Google hired Black woman to boost Black recruitment, fired her for fighting ‘systemic discrimination’: lawsuit!– OnMyWay Mobile App User News

Google hired April Curley to recruit more black workers, but fired her for pushing back against the firm’s “racially biased corporate culture,” she claims in a lawsuit filed Friday.

Curley, a Black woman who worked at Google from 2014 to 2020, alleges in the lawsuit filed in U.S. District Court in San Jose that she and other Black workers at the Mountain View digital-advertising giant were paid lower wages, denied advancement opportunities, and subjected to a hostile work environment on the basis of race. She is seeking class-action status for the suit, to bring in all Black current and former Google employees.

“Google’s centralized leadership, which is nearly devoid of Black representation, holds biased and stereotypical views about the abilities and potential of Black professionals,” the suit alleged. “As a result, and pursuant to company-wide discriminatory policies and practices, Google hires few Black employees and steers those few Black employees into lower-level roles, pays them less, and denies them advancement and leadership roles because of their race. Black Google employees face a hostile work environment and suffer retaliation if they dare to challenge or oppose the company’s discriminatory practices.”

Google did not immediately respond to a request for comment. The company, the first major technology firm to report workforce-diversity numbers, said last year in its most recent report that 4.4% of its U.S. workers were Black — 3% in technology jobs — and half were White. In leadership positions, 3% were Black and two-thirds were White. Black workers made up 9% of new hires last year, up from 6% in 2020, the report said.

The lawsuit cited U.S. Bureau of Labor Statistics data showing Black workers make up 9.1% of the workforce in the internet and web-search industry.

Curley’s legal action comes amid increasing criticism of Google over how its workers of color are treated. The 2020 departure of star artificial-intelligence researcher Timnit Gebru, a Black woman who had internally attacked the company’s diversity efforts, spotlighted race-based issues at the firm, with CEO Sundar Pichai telling employees in a memo obtained by Axios that “we need to accept responsibility for the fact that a prominent Black, female leader with immense talent left Google unhappily.” The California Department of Fair Employment and Housing is investigating Google’s treatment of female Black workers in connection with alleged incidents of discrimination and harassment, Reuters reported in December.

Google recruited Curley, who had been working at the non-profit Teach for America, to design an outreach program aimed at Historically Black Colleges and Universities and to bring Black university students into the company, according to the suit.

“As (Curley’s) success in recruiting talented, well-qualified Black candidates grew, she discovered that Google was not genuinely interested in actual diversity and equal employment opportunities but wanted only to burnish its public image for marketing purposes,” the suit claimed. Curley was “unwilling to be used as a mere marketing ploy,” the suit alleged.
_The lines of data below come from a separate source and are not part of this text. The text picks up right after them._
# yharby/flac-raster

Hardware: AMD Instinct MI355X
Metric: raster MPixels/sec encoded at -c 5 + size ratio vs libFLAC, 1/2/4/8 GPU (higher is better)
Workload: dtype u16->i16 (int32 analysis, exact integer autocorrelation on i8 MFMA)

## Files before the change

### flac-raster_amd/csrc/fra_analyze_w.hip

```cpp
#include <type_traits>

#include "fra_device.h"

namespace fra {

namespace {

constexpr int kWChunks = kMaxBlock / kChunk;
constexpr int kWIters = kWChunks / 64;

struct WaveSmem {
  uint32_t sw[8 * kWChunks];
  double acf[3][9];
};
constexpr uint32_t kBufWords = 8 * kWChunks;

__device__ __forceinline__ int sdw(int t, int d) { return 8 * t + d; }
__device__ __forceinline__ int32_t wsample(const uint32_t* sw, int s) {
  const uint32_t v = sw[sdw(s >> 4, (s & 15) >> 1)];
  return (s & 1) ? hi16(v) : lo16(v);
}
__device__ __forceinline__ void wsync() {
  __builtin_amdgcn_wave_barrier();
  asm volatile("" ::: "memory");
}
constexpr int kWIterDw = 8 * 64;
constexpr int kWinW = 3;
__device__ __forceinline__ uint4 lds4(const uint32_t* p) { return *reinterpret_cast<const uint4*>(p); }
__device__ __forceinline__ void wread_d14(const uint32_t* sw, int lane, int j, uint32_t (&D)[14]) {
  const uint32_t* po = sw + 8 * lane + kWIterDw * j;
  const bool first = j == 0 && lane == 0;
  const uint32_t* pp = first ? po : po - 8;
  const uint4 p0 = lds4(pp), p1 = lds4(pp + 4), o0 = lds4(po), o1 = lds4(po + 4);
  D[0] = first ? 0u : p0.z; D[1] = first ? 0u : p0.w;
  D[2] = first ? 0u : p1.x; D[3] = first ? 0u : p1.y; D[4] = first ? 0u : p1.z; D[5] = first ? 0u : p1.w;
  D[6] = o0.x; D[7] = o0.y; D[8] = o0.z; D[9] = o0.w;
  D[10] = o1.x; D[11] = o1.y; D[12] = o1.z; D[13] = o1.w;
}
__device__ __forceinline__ void unpack28(const uint32_t (&D)[14], int32_t (&x)[28]) {
#pragma unroll
  for (int k = 0; k < 14; k++) {
    x[2 * k] = lo16(D[k]);
    x[2 * k + 1] = hi16(D[k]);
  }
}
__device__ __forceinline__ uint32_t group_sum32(uint32_t v, int ls) {
  if (ls > 0) v = up_add32<0>(v);
  if (ls > 1) v = up_add32<1>(v);
  if (ls > 2) v = up_add32<2>(v);
  if (ls > 3) v = up_add32<3>(v);
  if (ls > 4) v = up_add32<4>(v);
  if (ls > 5) v = up_add32<5>(v);
  return v;
}
__device__ __forceinline__ uint64_t group_sum64(uint64_t v, int ls) {
  if (ls > 0) v = up_add64<0>(v);
  if (ls > 1) v = up_add64<1>(v);
  if (ls > 2) v = up_add64<2>(v);
  if (ls > 3) v = up_add64<3>(v);
  if (ls > 4) v = up_add64<4>(v);
  if (ls > 5) v = up_add64<5>(v);
  return v;
}
__device__ __forceinline__ uint64_t group_sum_auto(uint64_t v, int ls) {
  if (__all(v < (1ull << (32 - ls)))) return group_sum32((uint32_t)v, ls);
  return group_sum64(v, ls);
}
__device__ __forceinline__ double rdlane_f64(double v, int l) {
  const uint64_t b = (uint64_t)__double_as_longlong(v);
  const uint32_t lo = (uint32_t)__builtin_amdgcn_readlane((int)(uint32_t)b, l);
  const uint32_t hi = (uint32_t)__builtin_amdgcn_readlane((int)(uint32_t)(b >> 32), l);
  return __longlong_as_double((long long)(((uint64_t)hi << 32) | lo));
}


template <int MAXLAG>
__device__ inline int levinson_keep(const double (&ac)[MAXLAG + 1], int max_order, double& e, double (&lp)[MAXLAG],
                                    int lo) {
  double lpc[MAXLAG];
#pragma unroll
  for (int j = 0; j < MAXLAG; j++) { lpc[j] = 0.0; lp[j] = 0.0; }
  e = 0.0;
  double err = ac[0];
  int result = max_order;
  bool done = false;
#pragma unroll
  for (int i = 0; i < MAXLAG; i++) {
    if (!done && i < max_order) {
      double r = -ac[i + 1];
#pragma unroll
      for (int j = 0; j < i; j++) r = r - lpc[j] * ac[i - j];
      r = r / err;
      lpc[i] = r;
#pragma unroll
      for (int j = 0; j < (i >> 1); j++) {
        const double tmp = lpc[j];
        lpc[j] = lpc[j] + r * lpc[i - 1 - j];
        lpc[i - 1 - j] = lpc[i - 1 - j] + r * tmp;
      }
      if (i & 1) lpc[i >> 1] = lpc[i >> 1] + lpc[i >> 1] * r;
      err = err * (1.0 - r * r);
      const bool mine = lo == i + 1;
#pragma unroll
      for (int j = 0; j <= i; j++) lp[j] = mine ? -lpc[j] : lp[j];
      e = (mine || (i == 0 && lo == 0)) ? err : e;
      if (!(err > 0.0)) {
        result = (err == 0.0) ? i + 1 : i;
        done = true;
      }
    }
  }
  return result;
}
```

Curley, like Black hires in general at Google, was “under-leveled” by her placement in a job category that did not correspond to her education and experience, the suit claimed. The firm pays Black employees less than their peers with similar jobs, and keeping Black employees at lower levels also means they receive lower bonuses and reduced stock options, the suit claimed. Curley, like many other Black workers at the tech titan, was never promoted, the suit alleged.

When Curley’s sole Black supervisor put her up for a level increase, Google “falsely claimed it lacked the budget to adjust her pay,” the suit claimed. “Curley later learned that a high-level White manager had blocked her pay and level increase. Although that manager worked on the same floor as Curley and the two enjoyed a cordial relationship, she admitted to Curley that she considered her ‘intimidating,’ ‘unwelcoming,’ and — a stereotype Black women in America are all too familiar with — ‘angry.’”
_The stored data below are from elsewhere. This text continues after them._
typedef void (*eng_slow_fn_t)(SlowEngP);
typedef void (*eng_fast_fn_t)(FastEngP);
typedef void (*eng_qkv0_fn_t)(const bf16_t*, const bf16_t*, const bf16_t*, const bf16_t*, bf16_t*, int, int, int, float);
struct EngSlowEntry { int D, H, HKV, HDIM, F, SQ, SF, SO; eng_slow_fn_t xl, plain; };
struct EngFastEntry { int D, H, HKV, HDIM, F, V, SQ, SF, SO; eng_fast_fn_t loop; eng_qkv0_fn_t qkv0; };
template <typename S, bool WITH_XL>
static EngSlowEntry eng_slow_entry() {
    eng_slow_fn_t xl = nullptr;
    if constexpr (WITH_XL) xl = slow_engine_kernel<S, true>;
    return EngSlowEntry{S::D, S::H, S::HKV, S::HDIM, S::F, S::SQ, S::SF, S::SO, xl, slow_engine_kernel<S, false>};
}
template <typename S>
static EngFastEntry eng_fast_entry() {
    return EngFastEntry{S::D, S::H, S::HKV, S::HDIM, S::F, S::V, S::SQ, S::SF, S::SO, fast_engine_kernel<S, 10>, eng_qkv0_table_kernel<S>};
}
static const EngSlowEntry* eng_slow_shapes(int* n) {
    static const EngSlowEntry tab[] = {eng_slow_entry<EngSlowS1, true>(), eng_slow_entry<EngSlowShape<1024, 16, 8, 128, 4096>, true>(),
                                       eng_slow_entry<EngSlowShape<1024, 16, 4, 128, 3072>, false>()};
    *n = (int)(sizeof tab / sizeof tab[0]);
    return tab;
}
static const EngFastEntry* eng_fast_shapes(int* n) {
    static const EngFastEntry tab[] = {eng_fast_entry<EngFastS1>(), eng_fast_entry<EngFastShape<1024, 16, 8, 64, 4096, 1024>>()};
    *n = (int)(sizeof tab / sizeof tab[0]);
    return tab;
}

static bool eng_setup_try(ft_ctx* ctx, std::string& why) {
    const ft_ar_config& c = ctx->c;
    auto hip_ok = [&](hipError_t e, const char* what) {
        if (e == hipSuccess) return true;
        why = std::string(what) + ": " + hipGetErrorString(e);
        (void)hipGetLastError();
        return false;
    };
    if (getenv("FT_NO_ENGINE")) { why = "FT_NO_ENGINE is set"; return false; }
    if (c.dtype != FT_BF16) { why = "precision is not bf16"; return false; }
    hipDeviceProp_t prop;
    if (!hip_ok(hipGetDeviceProperties(&prop, ctx->device), "hipGetDeviceProperties")) return false;
    const int nb = prop.multiProcessorCount;
    const int HD = c.n_head * c.head_dim;
    const int qkvN = (c.n_head + 2 * c.n_local_heads) * c.head_dim;
    auto per = [&](int units) { return (units + nb - 1) / nb; };
    const EngSlowEntry* se = nullptr;
    {
        int n = 0;
        const EngSlowEntry* tab = eng_slow_shapes(&n);
        for (int i = 0; i < n && !se; ++i)
            if (c.dim == tab[i].D && c.n_head == tab[i].H && c.n_local_heads == tab[i].HKV && c.head_dim == tab[i].HDIM && c.intermediate_size == tab[i].F)
                se = &tab[i];
    }
    const bool shape_ok = se && c.fast_dim == c.dim && c.n_layer >= 1 && c.n_layer < ENG_EPOCH_STEP &&
                          per(qkvN) <= se->SQ * ENG_CW && per(c.dim) <= se->SO * ENG_CW && per(c.intermediate_size) <= se->SF * ENG_CW &&
                          qkvN % (4 * nb) == 0 && c.dim % (4 * nb) == 0 && c.intermediate_size % (4 * nb) == 0 && per(qkvN) <= ENG_LINE &&
                          per(c.intermediate_size) <= ENG_LINE && c.n_local_heads * ctx->nsplit_max <= nb && c.head_dim % (4 * ctx->nsplit_max) == 0 && nb == ENG_NB;
    if (!shape_ok) {
        char buf[320];
        snprintf(buf, sizeof buf, "widths outside the engine's instantiations (dim %d, heads %d / %d x %d, ffn %d, fast_dim %d on %d CUs; "
                 "built for dim 1024, 16 heads x 128 with 8 kv heads and ffn 3072 or 4096, or 4 kv heads and ffn 3072, on 256 CUs)", c.dim, c.n_head,
                 c.n_local_heads, c.head_dim, c.intermediate_size, c.fast_dim, nb);
        why = buf;
        return false;
    }
    {
        std::lock_guard<std::mutex> lk(g_eng_mu);
        auto it = g_eng_owner.find(ctx->device);
        if (it != g_eng_owner.end() && it->second != ctx) {
            why = "another context of this process already runs the frame engine on this device (its workgroups need every CU)";
            return false;
        }
        g_eng_owner[ctx->device] = ctx;
        ctx->eng_owner = true;
    }
    ctx->eng_nb = nb;
    std::vector<EngLayer> h(c.n_layer);
    for (int i = 0; i < c.n_layer; ++i) {
        const FtLayer& l = ctx->layers[i];
        h[i] = EngLayer{(const bf16_t*)l.wqkv, (const bf16_t*)l.bqkv, (const bf16_t*)l.attn_norm, (const bf16_t*)l.qn,
                        (const bf16_t*)l.kn, (const bf16_t*)l.wo, (const bf16_t*)l.bo, (const bf16_t*)l.ffn_norm,
                        (const bf16_t*)l.w13, (const bf16_t*)l.w2, (bf16_t*)l.kc, (bf16_t*)l.vc};
    }
    if (!hip_ok(hipMalloc((void**)&ctx->eng_layers, h.size() * sizeof(EngLayer)), "hipMalloc(engine layer table)")) return false;
    if (!hip_ok(hipMemcpy(ctx->eng_layers, h.data(), h.size() * sizeof(EngLayer), hipMemcpyHostToDevice), "hipMemcpy(engine layer table)")) return false;
    auto zalloc = [&](void** q, size_t bytes, const char* what) {
        return hip_ok(hipMalloc(q, bytes), what) && hip_ok(hipMemset(*q, 0, bytes), what);
    };
    const size_t L = c.n_layer;
    const size_t VB = (size_t)nb * ENG_LINE * 4;
    const size_t pool_words = ((L + 1) * VB + 3 * L * VB + L * HD * 4) / 4;
    ctx->eng_relay = getenv("FT_NO_RELAY") == nullptr;
    ctx->eng_pool_bytes = pool_words * 4 * (ctx->eng_relay ? 9 : 1);
    if (!zalloc((void**)&ctx->eng_gx, ctx->eng_pool_bytes, "hipMalloc(engine hand-off pool)")) return false;
    ctx->eng_pool_words = pool_words;
    ctx->eng_gxb = ctx->eng_gx + (L + 1) * (VB / 4);
    ctx->eng_gg = ctx->eng_gxb + L * (VB / 4);
    ctx->eng_gy = ctx->eng_gg + L * (VB / 4);
    ctx->eng_gqkv = ctx->eng_gy + L * HD;
    ctx->eng_gpart_bytes = L * c.n_head * ctx->nsplit_max * (size_t)(c.head_dim + 2) * 8;
    if (!zalloc((void**)&ctx->eng_gpart, ctx->eng_gpart_bytes, "hipMalloc(engine split partials)")) return false;
    if (!zalloc((void**)&ctx->eng_ctl, ENG_CTL_WORDS * 4, "hipMalloc(engine control words)")) return false;
    const int G = c.n_head / c.n_local_heads, hd = c.head_dim, NSLOT = 4 * (64 / (hd >> 3));
    size_t fl = (size_t)c.dim * 2 + HD + c.intermediate_size + (size_t)(G + 2) * hd + (size_t)G * hd + 2 * hd +
                (size_t)NSLOT * G * 2 + (size_t)NSLOT * G * hd + 64 * 6 + ENG_MAX_OUT + 8;
    ctx->eng_lds_slow = std::max(fl * sizeof(float), (size_t)82 * 1024);
    const size_t lds_cap = prop.maxSharedMemoryPerMultiProcessor;
    if (ctx->eng_lds_slow > lds_cap) { why = "the slow stack's LDS need exceeds the CU's"; return false; }
    ctx->eng_xl = ctx->xl_shape && nb == 256 && ctx->nsplit_max == 32 && c.n_local_heads * 32 == nb;
    ctx->eng_xl = ctx->eng_xl && se->xl != nullptr;
    ctx->eng_slow_fn = (const void*)(ctx->eng_xl ? se->xl : se->plain);
    const void* slow_fn = ctx->eng_slow_fn;
    if (!hip_ok(hipFuncSetAttribute(slow_fn, hipFuncAttributeMaxDynamicSharedMemorySize, (int)ctx->eng_lds_slow),
                "hipFuncSetAttribute(slow_engine_kernel)")) return false;
    if (!eng_fits_cu(slow_fn, ctx->eng_lds_slow, lds_cap, "slow-stack", why)) return false;
    ctx->eng_on = true;
    why = ctx->eng_xl ? "slow stack on the frame engine (one kv head per XCD)" : "slow stack on the frame engine";

    const int HDf = c.fast_n_head * c.fast_head_dim;
    const int fqkvN = (c.fast_n_head + 2 * c.fast_n_local_heads) * c.fast_head_dim;
    const EngFastEntry* fe = nullptr;
    {
        int n = 0;
        const EngFastEntry* tab = eng_fast_shapes(&n);
        for (int i = 0; i < n && !fe; ++i)
            if (c.fast_dim == tab[i].D && c.fast_n_head == tab[i].H && c.fast_n_local_heads == tab[i].HKV && c.fast_head_dim == tab[i].HDIM &&
                c.fast_intermediate_size == tab[i].F && ctx->fastV == tab[i].V)
                fe = &tab[i];
    }
    const bool fast_ok = !getenv("FT_NO_FAST_ENGINE") && fe && HDf == c.fast_dim && c.n_fast_layer >= 1 &&
                         c.num_codebooks >= 2 && c.num_codebooks <= 10 && fqkvN % (4 * nb) == 0 && ctx->fastV % (4 * nb) == 0 &&
                         per(fqkvN) <= fe->SQ * ENG_CW && per(c.fast_dim) <= fe->SO * ENG_CW && per(c.fast_intermediate_size) <= fe->SF * ENG_CW &&
                         per(ctx->fastV) <= fe->SO * ENG_CW && per(fqkvN) <= ENG_LINE && per(c.fast_intermediate_size) <= ENG_LINE && ctx->fastV <= 1024 &&
                         c.codebook_size <= 65536;
    if (!fast_ok) { why += "; fast loop on launches (FT_NO_FAST_ENGINE, or fast widths outside the instantiations: 1024 / 16 + 8 heads x 64 / ffn 3072 or 4096 / 1024 codes used, <= 10 codebooks)"; return true; }
    ctx->eng_fast_fn = (const void*)fe->loop;
    auto fast_off = [&](const std::string& w2) { why += "; fast loop on launches (" + w2 + ")"; return true; };
    std::vector<EngLayer> hf(c.n_fast_layer);
    for (int i = 0; i < c.n_fast_layer; ++i) {
        const FtLayer& l = ctx->flayers[i];
        hf[i] = EngLayer{(const bf16_t*)l.wqkv, (const bf16_t*)l.bqkv, (const bf16_t*)l.attn_norm, (const bf16_t*)l.qn,
                         (const bf16_t*)l.kn, (const bf16_t*)l.wo, (const bf16_t*)l.bo, (const bf16_t*)l.ffn_norm,
                         (const bf16_t*)l.w13, (const bf16_t*)l.w2, nullptr, nullptr};
    }
    std::string w2;
    auto hip_ok2 = [&](hipError_t e, const char* what) {
        if (e == hipSuccess) return true;
        w2 = std::string(what) + ": " + hipGetErrorString(e);
        (void)hipGetLastError();
        return false;
    };
    if (!hip_ok2(hipMalloc((void**)&ctx->eng_flayers, hf.size() * sizeof(EngLayer)), "hipMalloc(fast layer table)")) return fast_off(w2);
    if (!hip_ok2(hipMemcpy(ctx->eng_flayers, hf.data(), hf.size() * sizeof(EngLayer), hipMemcpyHostToDevice), "hipMemcpy(fast layer table)")) return fast_off(w2);
    const size_t nLf = c.n_fast_layer;
    ctx->eng_fast_words = (2 * ((nLf + 1) + 3 * nLf + 1)) * (VB / 4) + (size_t)c.num_codebooks * ENG_LINE;
    ctx->eng_fast_bytes = ctx->eng_fast_words * 4 * (ctx->eng_relay ? 9 : 1);
    if (!hip_ok2(hipMalloc((void**)&ctx->eng_fast_g, ctx->eng_fast_bytes), "hipMalloc(fast hand-off pool)") ||
        !hip_ok2(hipMemset(ctx->eng_fast_g, 0, ctx->eng_fast_bytes), "hipMemset(fast hand-off pool)")) return fast_off(w2);
    const int kvw = c.fast_n_local_heads * c.fast_head_dim;
    ctx->eng_pair = getenv("FT_NO_PAIR") == nullptr &&
                    eng_fast_lds_bytes(c.fast_dim, fqkvN, HDf, c.fast_intermediate_size, ctx->fastV, (int)nLf, c.num_codebooks, kvw, true) <= lds_cap;
    ctx->eng_lds_fast = eng_fast_lds_bytes(c.fast_dim, fqkvN, HDf, c.fast_intermediate_size, ctx->fastV, (int)nLf, c.num_codebooks, kvw, ctx->eng_pair);
    if (ctx->eng_lds_fast > lds_cap) return fast_off("the codebook loop's LDS need exceeds the CU's");
    ctx->eng_lds_fast = std::max(ctx->eng_lds_fast, (size_t)82 * 1024);
    if (!hip_ok2(hipFuncSetAttribute(ctx->eng_fast_fn, hipFuncAttributeMaxDynamicSharedMemorySize,
                                     (int)ctx->eng_lds_fast), "hipFuncSetAttribute(fast_engine_kernel)")) return fast_off(w2);
    if (!eng_fits_cu(ctx->eng_fast_fn, ctx->eng_lds_fast, lds_cap, "codebook-loop", w2)) return fast_off(w2);
    if (getenv("FT_NO_QKV0") == nullptr && c.num_codebooks > 2) {
        const size_t tb = (size_t)ctx->fastV * fqkvN * sizeof(bf16_t);
        if (!hip_ok2(hipMalloc((void**)&ctx->eng_qkv0_tab, tb), "hipMalloc(layer-0 q k v table)")) return fast_off(w2);
        const FtLayer& l0 = ctx->flayers[0];
        const size_t lds = ((size_t)c.fast_dim + ENG_MAX_OUT) * sizeof(float);
        fe->qkv0<<<dim3(fqkvN / (fe->SQ * ENG_CW), 16), ENG_CW * 64, lds, ctx->stream>>>(
            (const bf16_t*)l0.wqkv, (const bf16_t*)l0.bqkv, (const bf16_t*)l0.attn_norm, (const bf16_t*)ctx->fast_emb,
            (bf16_t*)ctx->eng_qkv0_tab, c.fast_dim, fqkvN, ctx->fastV, c.norm_eps);
        if (!hip_ok2(hipGetLastError(), "eng_qkv0_table_kernel") || !hip_ok2(hipStreamSynchronize(ctx->stream), "eng_qkv0_table_kernel")) {
            hipFree(ctx->eng_qkv0_tab); ctx->eng_qkv0_tab = nullptr;
            return fast_off(w2);
        }
    }
    ctx->eng_fast_on = true;
    why = ctx->eng_xl ? "slow stack (one kv head per XCD) and codebook loop on the frame engine" : "slow stack and codebook loop on the frame engine";
    return true;
}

Hiring managers at Google “deemed Black candidates not ‘googly’ enough, a plain dog whistle for race discrimination,” and interviewers undermined Black job applicants by asking them questions inappropriate for the jobs they sought, the suit claimed.
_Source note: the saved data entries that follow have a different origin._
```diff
+                  y_[3] = RP_AND(r_[3], 0xffff0000u); y_[4] = RP_AND(r_[4], 0xffff0000u);
+#define RP_W_X2() lo_[0] = RP_HI2(r_[1] - y_[1], r_[0] - y_[0]); up_[0] = RP_HI2(r_[4] - y_[4], r_[3] - y_[3]);                          \
+                  up_[1] = __builtin_amdgcn_perm(__float_as_uint(r_[2] - y_[2]), __float_as_uint(w_[2]), 0x03020706u);
+#define RP_W_SWAP()                                                                                                           \
+    {                                                                                                                         \
+        _Pragma("unroll") for (int i = 0; i < 4; ++i) {                                                                       \
+            const auto sw_ = __builtin_amdgcn_permlane32_swap(lo_[i], up_[i], false, false);                                  \
+            bv[1][i] = sw_[0]; bv[0][i] = sw_[1];                                                                             \
+        }                                                                                                                     \
+        bv[1][4] = bv[1][2]; bv[1][5] = h ? 0x00003f80u : bv[1][1];                                                           \
+        bv[0][4] = bv[0][2]; bv[0][5] = h ? 0x00003f80u : bv[0][1];                                                           \
+    }
+#define RP_W_FIRST(cc, rs) RP_W_NEAR(cc, rs) RP_W_CENTRE(cc, rs) RP_W_NORM() RP_P4(cc) RP_W_SCALE()
+#define RP_W_SECOND(in_window) RP_W_CHK(in_window) RP_W_X0() RP_W_R1() RP_W_X1() RP_W_X2()
 #define RP_AREF(cc, uu, GUARD)                                                                                                \
     {                                                                                                                         \
         const int sn = ((uu) + 1 + W) % NS, g = sn / SPT, e = sn % SPT;                                                       \
@@ -246,7 +294,7 @@
 #ifndef RP_P3_GAP
 #define RP_P3_GAP 1
 #endif
-#define RP_STEP(GUARD)                                                                                                        \
+#define RP_STEP(GUARD, TAIL)                                                                                                      \
     do {                                                                                                                      \
         RP_AREF(c + 1, (u + 1) % NS, GUARD)                                                                                   \
         v2f up[2] = {(v2f){RP_INF, RP_INF}, (v2f){RP_INF, RP_INF}};                                                           \
@@ -263,7 +311,15 @@
                 up[p] = v;                                                                                                    \
             }                                                                                                                 \
                                                                                               \
-            if (!P3) {                                                                                                        \
+            if (WF) {   \
+            const int gi = (u & 1) ? q : B + q;                                                                              \
+            if (gi == 0) { RP_W_SWAP() RP_W_NEAR(c + 3, ((u + 3) / 2) % PP) }                                                 \
+            if (gi == (1 * 2 * B) / 9) { RP_W_CENTRE(c + 3, ((u + 3) / 2) % PP) }                                             \
+            if (gi == (2 * 2 * B) / 9) { RP_W_NORM() } if (gi == (3 * 2 * B) / 9) { RP_P4(c + 3) } if (gi == (4 * 2 * B) / 9) { RP_W_SCALE() } \
+             \
+            if (gi == (5 * 2 * B) / 9) { RP_W_CHK(!(TAIL) || c + h <= L) RP_W_X0() } if (gi == (6 * 2 * B) / 9) { RP_W_R1() }  \
+            if (gi == (7 * 2 * B) / 9) { RP_W_X1() } if (gi == (8 * 2 * B) / 9) { RP_W_X2() }                                 \
+            } else if (!P3) {                                                                                                 \
             if (q == (0 * B) / 10) { RP_P1(c + 2, (u + 3) % PD) RP_P0(c + 2 + PD, (u + 3) % PD) } if (q == (2 * B) / 10) { RP_P2(c + 2) }                       \
             if (q == (3 * B) / 10) { RP_P3(c + 2) } if (q == (4 * B) / 10) { RP_P4(c + 2) } if (q == (5 * B) / 10) { RP_P5(c + 2) } \
             if (q == (6 * B) / 10) { RP_P6(c + 2, (u + 1) & 1) } if (q == (7 * B) / 10) { RP_P7(c + 2, (u + 1) & 1) }         \
@@ -290,21 +346,31 @@
         float fa_[PD], fb_[PD], f2_[PD], da_, db_, d2_, own_, bb_, inv_, ua_, ub_, u2_, chk_ = 0.f;
         float x0a_ = 0.f, x0b_ = 0.f, x0c_ = 0.f, r1a_ = 0.f, r1b_ = 0.f, r1c_ = 0.f, x1a_ = 0.f, x1b_ = 0.f, tc_ = 0.f;
         (void)x0a_; (void)x0b_; (void)x0c_; (void)r1a_; (void)r1b_; (void)r1c_; (void)x1a_; (void)x1b_; (void)tc_;
+        float g_[PP][K], d_[K], w_[K], x0_[K], r_[K], y_[K];
+        unsigned lo_[4], up_[4];
+        (void)g_; (void)d_; (void)w_; (void)x0_; (void)r_; (void)y_; (void)lo_; (void)up_; (void)da_; (void)db_; (void)d2_; (void)own_; (void)ua_; (void)ub_; (void)u2_;
         RP_AREF(1, 0, true)
-        RP_PREP_ALL(1, 1)
+        if (WF) {
+            if (GX) { RP_W_LOAD(1, 0) RP_W_LOAD(3, 1 % PP) }
+            RP_W_FIRST(1, 0) RP_W_SECOND(true) RP_W_SWAP()
+        }
+        else { RP_PREP_ALL(1, 1) }
         RP_MFMA(0, 1); RP_MFMA(1, 1);
         if (NTILE > 2) RP_MFMA(NTILE - 1, 1);
         RP_MFMA2(0, 1); RP_MFMA2(1, 1);
         if (NTILE > 2) RP_MFMA2(NTILE - 1, 1);
-        RP_PREP_ALL(2, 0)
-#pragma unroll
-        for (int a = 0; a < PD; ++a) { RP_P0(3 + a, (3 + a) % PD) }
+        if (WF) { RP_W_FIRST(3, 1 % PP) }
+        else {
+            RP_PREP_ALL(2, 0)
+#pragma unroll
+            for (int a = 0; a < PD; ++a) { RP_P0(3 + a, (3 + a) % PD) }
+        }
         __builtin_amdgcn_sched_barrier(0);
         int c0 = 1;
         bool dead = false;
         {
 #pragma unroll
-            for (int u = 0; u < NS; ++u) { const int c = c0 + u; RP_STEP(true); }
+            for (int u = 0; u < NS; ++u) { const int c = c0 + u; RP_STEP(true, false); }
         }
 #ifdef RP_MFMA_PRICE_NO_ABANDON
 #define RP_ABANDON_ON false
@@ -326,7 +392,7 @@
             RP_ABANDON_CHECK()
             if (dead) break;
 #pragma unroll
-            for (int u = 0; u < NS; ++u) { const int c = c0 + u; RP_STEP(false); }
+            for (int u = 0; u < NS; ++u) { const int c = c0 + u; RP_STEP(false, false); }
         }
         if (!dead && c0 <= L) {
             RP_ABANDON_CHECK()
@@ -334,7 +400,7 @@
 #pragma unroll
                 for (int u = 0; u < NS - 1; ++u) {
                     const int c = c0 + u;
-                    if (c <= L) RP_STEP(false);
+                    if (c <= L) RP_STEP(false, true);
                 }
             }
         }
@@ -344,6 +410,19 @@
 #undef RP_MFMA
 #undef RP_MFMA2
 #undef RP_P10
+#undef RP_W_LOAD
+#undef RP_W_NEAR
+#undef RP_W_CENTRE
+#undef RP_W_NORM
+#undef RP_W_SCALE
+#undef RP_W_CHK
+#undef RP_W_X0
+#undef RP_W_R1
+#undef RP_W_X1
+#undef RP_W_X2
+#undef RP_W_SWAP
+#undef RP_W_FIRST
+#undef RP_W_SECOND
 #undef RP_HI2
 #undef RP_AND
 #undef RP_BSET
@@ -364,6 +443,10 @@
 #undef RP_X0F
 
         if (round == 1) RP_TRACE(3);
+        if (WF) {
+            const auto sw_ = __builtin_amdgcn_permlane32_swap(__float_as_uint(chk_), __float_as_uint(chk_), false, false);
+            chk_ = fmaxf(__uint_as_float(sw_[0]), __uint_as_float(sw_[1]));
+        }
         float best = 0.f;
         if (valid) {
             const size_t row = s * out_win_pitch + (size_t)w;
```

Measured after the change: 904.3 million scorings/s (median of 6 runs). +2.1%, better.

In the year before she was fired, Google repeatedly reprimanded Curley and cut her compensation because she spoke up in team meetings and challenged internal practices, the suit claimed. After she met several times with about a dozen Black and Latino workers to address issues facing workers of color and they developed a list of “desired reforms,” Google put her on an informal performance-improvement plan in “plain retaliation for Curley’s leadership role in this advocacy group,” the suit alleged. While on the plan, Curley told the company she was “preparing a detailed report about its racial bias in hiring practices,” and in response, Google illegally fired her, the suit claimed.
Curley is seeking the value of compensation and benefits that she and other Black employees allegedly lost, as well as appropriate jobs, promotions and seniority, plus unspecified damages.